I would forsee getting new tires now!








They are gonna go, why risk spoiling a camping trip?









Happy Trails,
Doug


----------



## Pastor John (Oct 13, 2005)

Use your owner's manual or the stickers on the side of the trailer for tire pressure specifications. The specs for my 21RS are 50psi.


----------



## shake1969 (Sep 21, 2004)

Make sure you rotate that air every once in a while.

No point in having stale air in there.


----------



## h2oman (Nov 17, 2005)

I just go ahead and change the air every 3000 miles


----------



## HootBob (Apr 26, 2004)

I check mine when cold and keep them at 50lbs. also

Don


----------



## kymont (Feb 3, 2006)

Pastor John said:


> Use your owner's manual or the stickers on the side of the trailer for tire pressure specifications. The specs for my 21RS are 50psi.
> [snapback]86935[/snapback]​


Hi Pastor John -

Why the "... Montana in my heart" on your signature line?? Are you from there??

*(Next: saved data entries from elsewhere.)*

__global__ __launch_bounds__(FWG_ACT_BLOCK) void k_actor_stats(const ActorArgs A) {
    const int tid = threadIdx.x, lane = tid & 63;
    const long e = (long)blockIdx.x * FWG_ACT_BLOCK + tid;
    const bool valid = e < A.N;
    const long wave = e >> 6;
    if ((wave << 6) >= A.N) return;
    const ActorStats& S = A.stats[A.parity];
    const int D = A.D;
    const bool has_obs = A.obs != nullptr, has_ret = A.rew != nullptr;
    float dr = 0.f;
    if (has_ret && valid) {
        const float r = A.ret[e] * A.gamma + A.rew[e];
// ... 8 lines not shown
        float v[32];
#pragma unroll
        for (int i = 0; i < 32; ++i) v[i] = FWG_ACC_COLUMN(32 * chunk + i, D, valid, FWG_OBS_AT, S.mean, dr, has_obs, has_ret);
        acc_flush(acc, A.acc_cols, (int)(wave & (FWG_ACC_SHARDS - 1)), chunk, lane, wave_totals32(v, lane));
    }
#undef FWG_OBS_AT
}

struct ActorLds {
    frag_t* F;
    float* mean_s;
    float* rstd_s;
    float* misc;
    float* act_out;
    float* bias;
};
__host__ __device__ inline int actor_weight_floats(int nk1, int parts) { return 2 * parts * actor_frags(nk1) * 64 * 4; }
__host__ __device__ inline int actor_scratch_floats() { return 2 * FWG_ACT_MAX_OBS + 4 + 2 * FWG_ACT_MAX_OBS + 4 + 2 * FWG_ACT_BIAS_FLOATS; }
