#pragma unroll
    for (int a = 0; a < MT; ++a)
#pragma unroll
        for (int b = 0; b < NT; ++b)
#pragma unroll
            for (int r = 0; r < 4; ++r) s_tile[wave][(16 * a + 4 * lg + r) * LDT + 16 * b + li] = acc[a][b][r];
    if (want_colsum) {
#pragma unroll
        for (int b = 0; b < NT; ++b) {
            float v = csum[b];
            v += __shfl_xor(v, 16, 64);
            v += __shfl_xor(v, 32, 64);
            if (lg == 0) s_col[wave][16 * b + li] = v;
        }
    }
    __syncthreads();

    if (KW > 1) {
#pragma unroll
        for (int i = 0; i < EPT; ++i) {
            const int e = threadIdx.x + NTH * i;
            if (e >= TM * TN) continue;
            const int r = e / TN, cidx = e - r * TN;
            const int m = m0 + r, n = n0 + cidx;
            if (m >= g.M || n >= g.N) continue;
            const int off = r * LDT + cidx;
            float v = 0.f;
#pragma unroll
            for (int q = 0; q < NWV; q += 4)
                v += (s_tile[q][off] + s_tile[q + 1][off]) + (s_tile[q + 2][off] + s_tile[q + 3][off]);
            if (g.S > 1) {
                gWs[((size_t)split * g.M + m) * g.N + n] = v;
            } else {
                if (g.beta != 0.f) v += g.beta * e_c[i];
                switch (g.epi) {
                    case AIR_EPI_BIAS: v += e_bias[i]; break;
                    case AIR_EPI_BIAS_ELU: v = elu_acc(v + e_bias[i]); break;
                    case AIR_EPI_MUL_DELU: v *= (e_aux[i] > 0.f ? 1.f : e_aux[i] + 1.f); break;
                    case AIR_EPI_ADD_AUX: v += e_aux[i] + e_bias[i]; break;
                    case AIR_EPI_ADD_AUX_ELU: v = elu_acc(v + e_aux[i] + e_bias[i]); break;
                    default: break;
                }
                gC[(size_t)m * g.ldc + n] = v;
                if (BF && hC) hC[(size_t)m * g.ldc + n] = bf16_bits(v);
                if (GBW && fold) {
                    float dloc, draw;
                    gauss_bwd_elem(v, true, b_eps[i], b_loc[i], b_scale[i], gb->pl, gb->ps, b_dk[i] * gb->dkl_scale,
                                   b_raw[i] + gb->raw_offset, 0, n, gb->guard, dloc, draw);
                    const gf dp_ = (gf)gb->dpre + (size_t)m * gb->ld_dpre;
                    dp_[n] = dloc; dp_[gb->D + n] = draw;
                }
                if (OPT && fold) {
                    const size_t idx = (size_t)((gC + (size_t)m * g.ldc + n) - (gf)opt->g0);
                    const float lr = idx < opt->n_model ? o_lr0 : o_lr0 * opt->lr_mult_tail;
                    float pv = o_p[i], a = o_ms[i], b = o_mg[i], c = o_mom[i];
                    rmsprop_elem(pv, v, a, b, c, lr, opt->decay, opt->momentum, opt->eps, opt->gscale);
                    ((gf)opt->ms)[idx] = a; ((gf)opt->mg)[idx] = b; ((gf)opt->mom)[idx] = c; ((gf)opt->p)[idx] = pv;
                }
            }
        }
        if (want_colsum && threadIdx.x < TN) {
            const int n = n0 + threadIdx.x;
            if (n < g.N) {
                float v = 0.f;
#pragma unroll
                for (int q = 0; q < NWV; q += 4)
                    v += (s_col[q][threadIdx.x] + s_col[q + 1][threadIdx.x]) + (s_col[q + 2][threadIdx.x] + s_col[q + 3][threadIdx.x]);
                gCol[n] = v;
                if (OPT && fold) {
                    const size_t idx = (size_t)((gCol + n) - (gf)opt->g0);
                    const float lr = idx < opt->n_model ? o_lr0 : o_lr0 * opt->lr_mult_tail;
                    float pv = ((gf)opt->p)[idx], a = ((gf)opt->ms)[idx], b = ((gf)opt->mg)[idx], c = ((gf)opt->mom)[idx];
                    rmsprop_elem(pv, v, a, b, c, lr, opt->decay, opt->momentum, opt->eps, opt->gscale);
                    ((gf)opt->ms)[idx] = a; ((gf)opt->mg)[idx] = b; ((gf)opt->mom)[idx] = c; ((gf)opt->p)[idx] = pv;
                }
            }
        }
    } else {
        for (int e = lane; e < TM * TN; e += 64) {
            const int r = e / TN, cidx = e - r * TN;
            const int m = m0 + r, n = n0 + cidx;
            if (m >= g.M || n >= g.N) continue;
            const float v = s_tile[wave][r * LDT + cidx];
            if (g.S > 1) gWs[((size_t)split * g.M + m) * g.N + n] = v;
            else {
                const float o = apply_epilogue(v, m, n, g);
                gC[(size_t)m * g.ldc + n] = o;
                if (BF && hC) hC[(size_t)m * g.ldc + n] = bf16_bits(o);
            }
        }
        if (want_colsum && lane < TN) {
            const int n = n0 + lane;
            if (n < g.N) gCol[n] = s_col[wave][lane];
        }
    }
}

template <int MT, int NT, int KW, bool BF>
__global__ __launch_bounds__(KW == 1 ? 256 : 64 * KW) void gemm_f32_mfma_kernel(GemmArgs g) {
    gemm_body<MT, NT, KW, BF>(g, blockIdx.x, blockIdx.y);
}
template <int MT, int NT, int KW>
__global__ __launch_bounds__(KW == 1 ? 256 : 64 * KW) void gemm_bf16_c16_kernel(GemmArgs g, void *c16) {
    gemm_body<MT, NT, KW, true>(g, blockIdx.x, blockIdx.y, AproArgs(), c16);
}
template <int MT, int NT, int KW, bool BF>
__global__ __launch_bounds__(KW == 1 ? 256 : 64 * KW) void gemm_f32_mfma_apro_kernel(GemmArgs g, AproArgs pro) {
    gemm_body<MT, NT, KW, BF, true>(g, blockIdx.x, blockIdx.y, pro);
}

template <int MT, int KW, bool BF, bool TA, bool TB>
__device__ __forceinline__ void gemm_wide_body(const GemmArgs &g, const int block_tile) {
    constexpr int NT = 4, TM = 16 * MT, TN = 64;
    constexpr int NTH = 64 * KW;
    constexpr int LDT = TN + 4;
    static_assert(!TA || MT == 4, "an m-contiguous A operand is read 4 rows per lane: four interleaved row tiles");
    __shared__ float s_tile[KW][TM * LDT];
    __shared__ float s_col[KW][TN];

    const gcf gA = (gcf)g.A, gB = (gcf)g.B, gBias = (gcf)g.bias, gAux = (gcf)g.aux;
    const gf gC = (gf)g.C, gCol = (gf)g.colsum;
    const int lane = threadIdx.x & 63, wave = threadIdx.x >> 6;
    const int li = lane & 15, lg = lane >> 4;
    const int tiles_n = (g.N + TN - 1) / TN;
    const int tm = block_tile / tiles_n, tn = block_tile - tm * tiles_n;
    const int m0 = tm * TM, n0 = tn * TN;

    f32x4 acc[MT][NT];
#pragma unroll
    for (int a = 0; a < MT; ++a)
#pragma unroll
        for (int b = 0; b < NT; ++b) acc[a][b] = (f32x4){0.f, 0.f, 0.f, 0.f};
    float csum[NT] = {0.f, 0.f, 0.f, 0.f};
    const bool want_colsum = TA && (g.colsum != nullptr) && (tm == 0);

    int offA[TA ? 1 : MT], offB[TB ? NT : 1];
    if (TA) { int r = m0 + 4 * li; if (r > g.M - 4) r = g.M - 4; offA[0] = r; }
    else {
#pragma unroll
        for (int a = 0; a < MT; ++a) { int r = m0 + 16 * a + li; if (r > g.M - 1) r = g.M - 1; offA[a] = r * g.lda; }
    }
    if (!TB) { int c = n0 + 4 * li; if (c > g.N - 4) c = g.N - 4; offB[0] = c; }
    else {
#pragma unroll
        for (int b = 0; b < NT; ++b) { int c = n0 + 16 * b + li; if (c > g.N - 1) c = g.N - 1; offB[b] = c * g.ldb; }
    }

    constexpr int EPT = (TM * TN) / NTH;
    static_assert((TM * TN) % NTH == 0, "tile / threads");
    float e_bias[EPT], e_aux[EPT], e_c[EPT];
#pragma unroll
    for (int i = 0; i < EPT; ++i) {
        const int e = threadIdx.x + NTH * i;
        const int r = e / TN, cidx = e - r * TN;
        int m = m0 + r, n = n0 + cidx;
        if (m > g.M - 1) m = g.M - 1;
        if (n > g.N - 1) n = g.N - 1;
        e_bias[i] = g.bias != nullptr ? gBias[n] : 0.f;
        e_aux[i] = g.epi >= AIR_EPI_MUL_DELU ? gAux[(size_t)m * g.ldaux + n] : 0.f;
        e_c[i] = g.beta != 0.f ? gC[(size_t)m * g.ldc + n] : 0.f;
    }

    constexpr int U = (MT == 4) ? 3 : 4;
    const int full_end = g.K >> 4;
    auto load_chunk = [&](int k, f32x4 (&fa)[MT], f32x4 (&fb)[NT]) {
        if (TA) {
            f32x4 v[4];
#pragma unroll
            for (int j = 0; j < 4; ++j) v[j] = *(gcf4)(gA + (size_t)(k + j) * g.lda + offA[0]);
#pragma unroll
            for (int a = 0; a < MT; ++a) fa[a] = (f32x4){v[0][a], v[1][a], v[2][a], v[3][a]};
        } else {
#pragma unroll
            for (int a = 0; a < MT; ++a) fa[a] = *(gcf4)(gA + offA[a] + k);
        }
        if (!TB) {
// ... 248 lines not shown
                }
            }
        } else {
#pragma unroll
            for (int b = 0; b < NT; ++b) {
                if (full) {
                    if (B16) fb[b] = *(gcu4)(hB + offB[b] + k);
                    else fb[b] = pk8(*(gcf4)(gB + offB[b] + k), *(gcf4)(gB + offB[b] + k + 4));
                } else {
                    float v[8];
#pragma unroll
                    for (int j = 0; j < 8; ++j)
                        v[j] = j < kn ? (B16 ? bf16_to_f32(hB[offB[b] + k + j]) : gB[offB[b] + k + j]) : 0.f;
                    fb[b] = (u32x4){pk_bf16(v[0], v[1]), pk_bf16(v[2], v[3]), pk_bf16(v[4], v[5]), pk_bf16(v[6], v[7])};
                }
            }
        }
    };
    auto mma = [&](const u32x4 (&fa)[MT], const u32x4 (&fb)[NT]) {
#pragma unroll
        for (int a = 0; a < MT; ++a)
#pragma unroll
            for (int b = 0; b < NT; ++b)
                acc[a][b] = __builtin_amdgcn_mfma_f32_16x16x32_bf16(__builtin_bit_cast(bf16x8, fa[a]), __builtin_bit_cast(bf16x8, fb[b]),
                                                                   acc[a][b], 0, 0, 0);
    };

    constexpr int U = (MT == 4) ? ((A16 && B16) ? 2 : 1) : 2;
    const int full_end = g.K >> 5;
    int c = wave;
#pragma nounroll
    for (; c < full_end; c += U * KW) {
        u32x4 fa[U][MT], fb[U][NT];
#pragma unroll
        for (int u = 0; u < U; ++u) {
            int cu = c + u * KW;
            if (cu > full_end - 1) cu = full_end - 1;
            load_chunk((cu << 5) + 8 * lg, 8, fa[u], fb[u], true, c + u * KW < full_end);
        }
#pragma unroll
        for (int u = 0; u < U; ++u) {
            if (c + u * KW >= full_end) break;
            mma(fa[u], fb[u]);
        }
    }
    if ((g.K & 31) && (full_end % KW) == wave) {
        const int k = (full_end << 5) + 8 * lg;
        int kn = g.K - k;
        kn = kn < 0 ? 0 : (kn > 8 ? 8 : kn);
        u32x4 fa[MT], fb[NT];
        load_chunk(kn > 0 ? k : 0, kn, fa, fb, false, true);
        mma(fa, fb);
    }

#pragma unroll
    for (int a = 0; a < MT; ++a)
#pragma unroll
        for (int r = 0; r < 4; ++r) {
            const int row = TA ? 4 * (4 * lg + r) + a : 16 * a + 4 * lg + r;
            if (!TB) {
                *(f32x4 *)&s_tile[wave][row * LDT + 4 * li] = (f32x4){acc[a][0][r], acc[a][1][r], acc[a][2][r], acc[a][3][r]};
            } else {
#pragma unroll
                for (int b = 0; b < NT; ++b) s_tile[wave][row * LDT + 16 * b + li] = acc[a][b][r];
            }
        }
    if (want_colsum) {
#pragma unroll
        for (int b = 0; b < NT; ++b) {
            float v = csum[b];
            v += __shfl_xor(v, 16, 64);
            v += __shfl_xor(v, 32, 64);
            if (lg == 0) s_col[wave][TB ? 16 * b + li : 4 * li + b] = v;
        }
    }
    __syncthreads();
#pragma unroll
    for (int i = 0; i < EPT; ++i) {
        const int e = threadIdx.x + NTH * i;
        const int r = e / TN, cidx = e - r * TN;
        const int m = m0 + r, n = n0 + cidx;
        const int off = r * LDT + cidx;
        float v = 0.f;
#pragma unroll
        for (int q = 0; q < KW; q += 4) v += (s_tile[q][off] + s_tile[q + 1][off]) + (s_tile[q + 2][off] + s_tile[q + 3][off]);
        if (g.beta != 0.f) v += g.beta * e_c[i];
        switch (g.epi) {
            case AIR_EPI_BIAS: v += e_bias[i]; break;
            case AIR_EPI_BIAS_ELU: v = elu_acc(v + e_bias[i]); break;
            case AIR_EPI_MUL_DELU: v *= (e_aux[i] > 0.f ? 1.f : e_aux[i] + 1.f); break;
            case AIR_EPI_ADD_AUX: v += e_aux[i] + e_bias[i]; break;
            case AIR_EPI_ADD_AUX_ELU: v = elu_acc(v + e_aux[i] + e_bias[i]); break;
            default: break;
        }
        if (m < g.M && n < g.N) {
            gC[(size_t)m * g.ldc + n] = v;
            if (hC) hC[(size_t)m * g.ldc + n] = bf16_bits(v);
        }
    }
    if (want_colsum && threadIdx.x < TN) {
        const int n = n0 + threadIdx.x;
        if (n < g.N) {
            float v = 0.f;
#pragma unroll
            for (int q = 0; q < KW; q += 4)
                v += (s_col[q][threadIdx.x] + s_col[q + 1][threadIdx.x]) + (s_col[q + 2][threadIdx.x] + s_col[q + 3][threadIdx.x]);
            gCol[n] = v;
        }
    }
}
template <int MT, int KW, bool TA, bool TB, bool A16, bool B16>
__global__ __launch_bounds__(64 * KW) void gemm_wide16_kernel(GemmArgs g, Gemm16Ptrs h) {
    __shared__ Wide16Lds<MT, KW> lds;
    gemm_wide16_body<MT, KW, TA, TB, A16, B16>(g, h, blockIdx.x, lds);
}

I'm a Montanan transplanted to Kentucky 20 years ago. Just wondering.

Doug


----------



## Pastor John (Oct 13, 2005)

We're not transplants - we just try to go out to the Yellowstone area every year for a little trout fishing and sightseeing. Once you've been there, it's all you can think about!


----------



## Katrina (Dec 16, 2004)

CamperAndy said:


> Run them at the max rated pressure. Anything less and you reduce the load carrying capacity of the tires.
> 
> You could get tricky and weigh the trailer at each wheel and then customize the tire pressure for each but that is a little over the top.
> 
> ...


My caculations based upon the weight of a 21RS indicate that 49.98 PSI will suffice.


----------



## CamperAndy (Aug 26, 2004)

Katrina said:


> CamperAndy said:
> 
> 
> > Run them at the max rated pressure. Anything less and you reduce the load carrying capacity of the tires.
> ...


Works great for me but only at Sea Level!!!


----------



## Katrina (Dec 16, 2004)

CamperAndy said:


> Katrina said:
> 
> 
> > CamperAndy said:
> ...


And that IS only cold too!


----------



## shake1969 (Sep 21, 2004)

I just read on the CW website that during storage you should *over* inflate your tires +25% if they are stored on the rims, on the camper, on the ground. Then rotate the tires every 3 months to prevent sidewall stress at the bulge.

Off the camper, 10psi.

Makes sense, but I've never heard of this. Anyone else in the dark?


----------



## huntr70 (Jul 8, 2005)

Whats the recommended inflation pressure for nitrogen filled tires???

Wonder if it really makes a difference like they claim....









Steve


----------



## J1R (Feb 7, 2006)

BTW, I see some small age cracks on one sidewall, I foresee getting some new tires in the near future......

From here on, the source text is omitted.